Images are correct and valid PNG images. When I send it from the server, I wrote them to a file on the server side and they render fine with an image viewer.
You can create a blob url with createObjectURL without having to do any base64 encoding, just pass the blob you crated to it and you will have a url you can set as img.src
var blob = new Blob([image],{type: "image/png"});
var img = new Image();
img.onload = function (e) {
console.log("PNG Loaded");
ctx.drawImage(img, left, top);
window.URL.revokeObjectURL(img.src);
img = null;
};
img.onerror = img.onabort = function () {
img = null;
};
img.src = window.URL.createObjectURL(blob);
I've only seen it used in this way. If you don't want to send the base64 via the network, then, you can use the btoa to convert the binary data to a base64 on the client side.
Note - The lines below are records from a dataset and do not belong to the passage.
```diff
@@ -885,28 +912,35 @@
     }
     double xpv = 0.0, zeta = 0.0;
     if (MODE == 2 && x.nh) { xpv = x.x_prev[3 * (size_t)ia + l3]; zeta = *x.nh_zeta; }
-    double csv = f.has_beta ? f.csq[(size_t)ia * f.csq_slots + lc] : 0.0;
-    if (lane >= f.csq_slots) csv = 0.0;
+    const double *cqp = f.has_beta ? f.csq + (size_t)ia * f.csq_slots : f.Fself;
+    double cq[4];
+#pragma unroll
+    for (int j = 0; j < 4; j++) {
+        const int s = lane + 16 * j;
+        cq[j] = cqp[f.has_beta && s < f.csq_slots ? s : (f.has_beta ? f.csq_slots - 1 : 0)];
+        if (!f.has_beta || s >= f.csq_slots) cq[j] = 0.0;
+    }
     if (f.has_beta)
-        for (int k = lane + 64; k < f.csq_slots; k += 64) csv += f.csq[(size_t)ia * f.csq_slots + k];
-    if (lane >= f.maxnn) { g0 = make_double2(0.0, 0.0); g1 = g0; }
-    if (lane >= 3) fs = 0.0;
-    const int n = act ? n_ld : 0;
+#pragma unroll
+        for (int j = 0; j < 4; j++)
+            for (int k = lane + 16 * j + 64; k < f.csq_slots; k += 64) cq[j] += f.csq[(size_t)ia * f.csq_slots + k];
     const double vs = f.has_beta ? f.vs_sqrt[slot_i < x.S ? slot_i : 0] : 0.0;
     if (MODE == 1) {
         xc = x.pos[3 * (size_t)ib + l3];
         p0 = f.pos0[3 * (size_t)ib + l3];
     }
+#pragma unroll
+    for (int j = 0; j < 4; j++)
+        if (lane + 16 * j >= f.maxnn) { g0[j] = make_double2(0.0, 0.0); g1[j] = 0.0; }
+    if (lane >= 3) fs = 0.0;
+    const int n = act ? n_ld : 0;
     if (halt_w < x.step) return;
-    for (int k = b * 256 + tid; k < f.nbins_clear; k += nA * 256) x.bc_cur[(size_t)k * SGPR_BIN_STRIDE] = 0;
-    if (b == 0 && tid == 0) {
-        if (x.force) atomicMax(&x.flags[s1 & 3], 1);
-        x.flags[(s1 + 2) & 3] = 0;
-        fin_cell_guard(f, rebuilt, s1);
-    }
-    if (!act) return;
+    auto clear_bins = [&]() {
+        for (int k = b * 256 + tid; k < f.nbins_clear; k += nA * 256) x.bc_cur[(size_t)k * SGPR_BIN_STRIDE] = 0;
+    };
+    if (!act) { clear_bins(); return; }
     if (f.has_beta)
-        for (int k = lane; k < f.csq_slots; k += 64) x.csq_rw[(size_t)i * f.csq_slots + k] = 0.0;
+        for (int k = lane; k < f.csq_slots; k += 16) x.csq_rw[(size_t)i * f.csq_slots + k] = 0.0;
     int bin = 0, kb = -1, w0 = 0, w1 = 0, w2 = 0;
     auto place = [&](double X, double Y, double Z) {
         int bidx[3], w[3];
@@ -929,24 +963,37 @@
     };
     double X = 0.0, Y = 0.0, Z = 0.0;
     if (MODE == 1) {
-        X = fin_lane(xn, 0); Y = fin_lane(xn, 1); Z = fin_lane(xn, 2);
+        X = fin_quad_lane<0>(xn); Y = fin_quad_lane<1>(xn); Z = fin_quad_lane<2>(xn);
         if (lane == 0) place(X, Y, Z);
     }
-    const double cs = f.has_beta ? fin_wave_sum(csv) : 1.0;
-    double fx = 0.0, fy = 0.0, fz = 0.0;
-    for (int t0 = 0; t0 < n; t0 += 64) {
-        const int t = t0 + lane;
-        if (t < n) {
-            double2 b0 = g0, b1 = g1;
-            if (t0 > 0) {
-                const double2 *row = (const double2 *)(f.G + ((size_t)i * f.maxnn + t) * 4);
-                b0 = row[0]; b1 = row[1];
+    double cs = 1.0;
+    if (f.has_beta) {
+        cs = fin_row_sum4(cq);
+        __builtin_amdgcn_sched_barrier(0);
+    }
+    double fx[4], fy[4], fz[4];
+#pragma unroll
+    for (int j = 0; j < 4; j++) {
+        fx[j] = 0.0; fy[j] = 0.0; fz[j] = 0.0;
+        if (lane + 16 * j < n) { fx[j] += g0[j].x; fy[j] += g0[j].y; fz[j] += g1[j]; }
+    }
+    for (int t0 = 64; t0 < n; t0 += 64) {
+#pragma unroll
+        for (int j = 0; j < 4; j++) {
+            const int t = t0 + lane + 16 * j;
+            if (t < n) {
+                const double *row = f.G + ((size_t)i * f.maxnn + t) * 4;
+                const double2 b0 = *(const double2 *)row;
+                fx[j] += b0.x; fy[j] += b0.y; fz[j] += row[2];
             }
-            fx += b0.x; fy += b0.y; fz += b1.x;
-        }
-    }
-    fx = fin_wave_sum(fx); fy = fin_wave_sum(fy); fz = fin_wave_sum(fz);
-    const double Fv = fs - (lane == 0 ? fx : lane == 1 ? fy : fz);
+        }
+    }
+    const double Fx = fin_row_sum4(fx);
+    __builtin_amdgcn_sched_barrier(0);
+    const double Fy = fin_row_sum4(fy);
+    __builtin_amdgcn_sched_barrier(0);
+    const double Fz = fin_row_sum4(fz);
+    const double Fv = fs - (lane == 0 ? Fx : lane == 1 ? Fy : Fz);
     if (lane < 3) f.packed[3 * (size_t)c + lane] = Fv;
     if (lane == 3) {
         const double v = 1.0 - cs;
@@ -977,10 +1024,10 @@
         x.v_next[3 * (size_t)i + lane] = v3;
     }
     if (MODE == 2) {
-        const double k3 = fin_lane(ke, 0) + fin_lane(ke, 1) + fin_lane(ke, 2);
-        const double p3 = fin_lane(kp, 0) + fin_lane(kp, 1) + fin_lane(kp, 2);
+        const double k3 = fin_quad_lane<0>(ke) + fin_quad_lane<1>(ke) + fin_quad_lane<2>(ke);
+        const double p3 = fin_quad_lane<0>(kp) + fin_quad_lane<1>(kp) + fin_quad_lane<2>(kp);
         if (lane == 0) *(double2 *)(x.ke_cur + 2 * (size_t)i) = make_double2(k3, p3);
-        X = fin_lane(xn, 0); Y = fin_lane(xn, 1); Z = fin_lane(xn, 2);
+        X = fin_quad_lane<0>(xn); Y = fin_quad_lane<1>(xn); Z = fin_quad_lane<2>(xn);
         if (lane == 0) place(X, Y, Z);
     }
     if (rebuilt) p0 = xc;
@@ -989,7 +1036,8 @@
         if (rebuilt) f.pos0[3 * (size_t)ib + lane] = xc;
     }
     const double dd = xn - p0;
-    const double d2 = fin_lane(dd, 0) * fin_lane(dd, 0) + fin_lane(dd, 1) * fin_lane(dd, 1) + fin_lane(dd, 2) * fin_lane(dd, 2);
+    const double dx = fin_quad_lane<0>(dd), dy = fin_quad_lane<1>(dd), dz = fin_quad_lane<2>(dd);
+    const double d2 = dx * dx + dy * dy + dz * dz;
     if (lane == 0) {
         if (!(d2 <= x.thr2)) atomicMax(&x.flags[s1 & 3], 1);
         x.bin_of[ib] = bin;
@@ -1008,6 +1056,7 @@
                 atomicMax(&f.stat[1], kb + 1);
         }
     }
+    clear_bins();
 }
 
 __global__ void md_sort_rows_kernel(int N, int rows, const int *perm, const double *in, double *out)
@@ -2038,7 +2087,7 @@
         x.bc_cur = h->d_bin_count.p + SGPR_BIN_INTS * (step & 1u); x.bc_next = h->d_bin_count.p + SGPR_BIN_INTS * ((step + 1) & 1u);
         x.bin_of = h->d_bin_of.p; x.kslot = h->d_kslot.p; x.b_rec = h->d_b_rec.p; x.b_aux = h->d_b_aux.p;
         x.csq_rw = h->d_csq.p;
-        const dim3 grid((std::max(N, 1) + 3) / 4 + 13);
+        const dim3 grid((std::max(N, 1) + 15) / 16 + 13);
         if (consume) {
             const dim3 gs((std::max(N, 1) + 63) / 64 + 3);
             if (nx->mode == 1) hipLaunchKernelGGL(shard_next_kernel<1>, gs, dim3(256), 0, st, f, *consume);
```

Looking at MDN, drawImage takes a CanvasImageSource object. CanvasImageSource represents any object of type HTMLImageElement, ImageBitmap and few others.
On further searching, I found some information related to ImageBitmap, but, not enough to provide a solution.
I could have added this to the comment, but, it would have become a massive comment and lose all the clarity.